I saw the Soldier/Dancer.  Nice flask and color.  Couldn't decide for sure, is it pontiled?


----------



## yacorie (Sep 9, 2020)

sandchip said:


> I saw the Soldier/Dancer.  Nice flask and color.  Couldn't decide for sure, is it pontiled?



No it’s not


----------



## MiamiMaritime (Sep 16, 2020)

Im interested in the flasks. How much are you asking?


----------



## willong (Sep 16, 2020)

Doc Icenogle said:


> Antique Dancer/Soldier Flask bottle Masonic flask 1849-1869 olive green. A rare color for this flask. My Pikes Peak/Eagle 1849-1869 Gold rush flask. And my Double Eagle flask. Doing some cleaning and thought would take a few photos before have to sale them.

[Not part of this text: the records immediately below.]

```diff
@@ -828,7 +973,7 @@
   float* slab = p.partial + (size_t)part * p.e_pad * p.ca_pad * p.cb_pad;
 #pragma unroll
   for (int r = 0; r < 4; ++r) {
-    float* pe = slab + (size_t)(e0 + 4 * quad + r) * p.ca_pad * p.cb_pad;
+    float* pe = slab + (size_t)(lag_off + bf_lag_of(r)) * p.ca_pad * p.cb_pad;
     const int lr = lane & 31, lk = lane >> 5;
 #pragma unroll
     for (int k = 0; k < 16; ++k) {
diff --git a/telluride_decoding_amd/csrc/td_common.h b/telluride_decoding_amd/csrc/td_common.h
--- a/telluride_decoding_amd/csrc/td_common.h
+++ b/telluride_decoding_amd/csrc/td_common.h
@@ -132,6 +132,7 @@
 typedef float td_f32x2 __attribute__((ext_vector_type(2)));
 typedef float td_f32x16 __attribute__((ext_vector_type(16)));
 typedef unsigned td_u32x4 __attribute__((ext_vector_type(4)));
+typedef unsigned td_u32x6 __attribute__((ext_vector_type(6)));
 
 __device__ __forceinline__ unsigned td_pack_bf16(float a, float b) {
   const td_f32x2 v = {a, b};
```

Nice flasks!  Sorry you have to part with them; and I hope you do well in the auctions. Did you dig the bottles?


----------



## Doc Icenogle (Sep 20, 2020)

No some old bottle around the house.


----------



## ROBBYBOBBY64 (Sep 21, 2020)

Is that your dancer/ soldier flask that sold for $770.00? Great flasks. Too bad you are forced to sell.
ROBBYBOBBY64.


----------



## yacorie (Sep 21, 2020)

ROBBYBOBBY64 said:


> Is that your dancer/ soldier flask that sold for $770.00? Great flasks. Too bad you are forced to sell.
> ROBBYBOBBY64.



Perfect example of why not to eBay first.  They just took 13% with eBay and PayPal fees - and not sure if shipping was free.


----------



## DoubleEagleHunter (Sep 22, 2020)

would love all of those lol


----------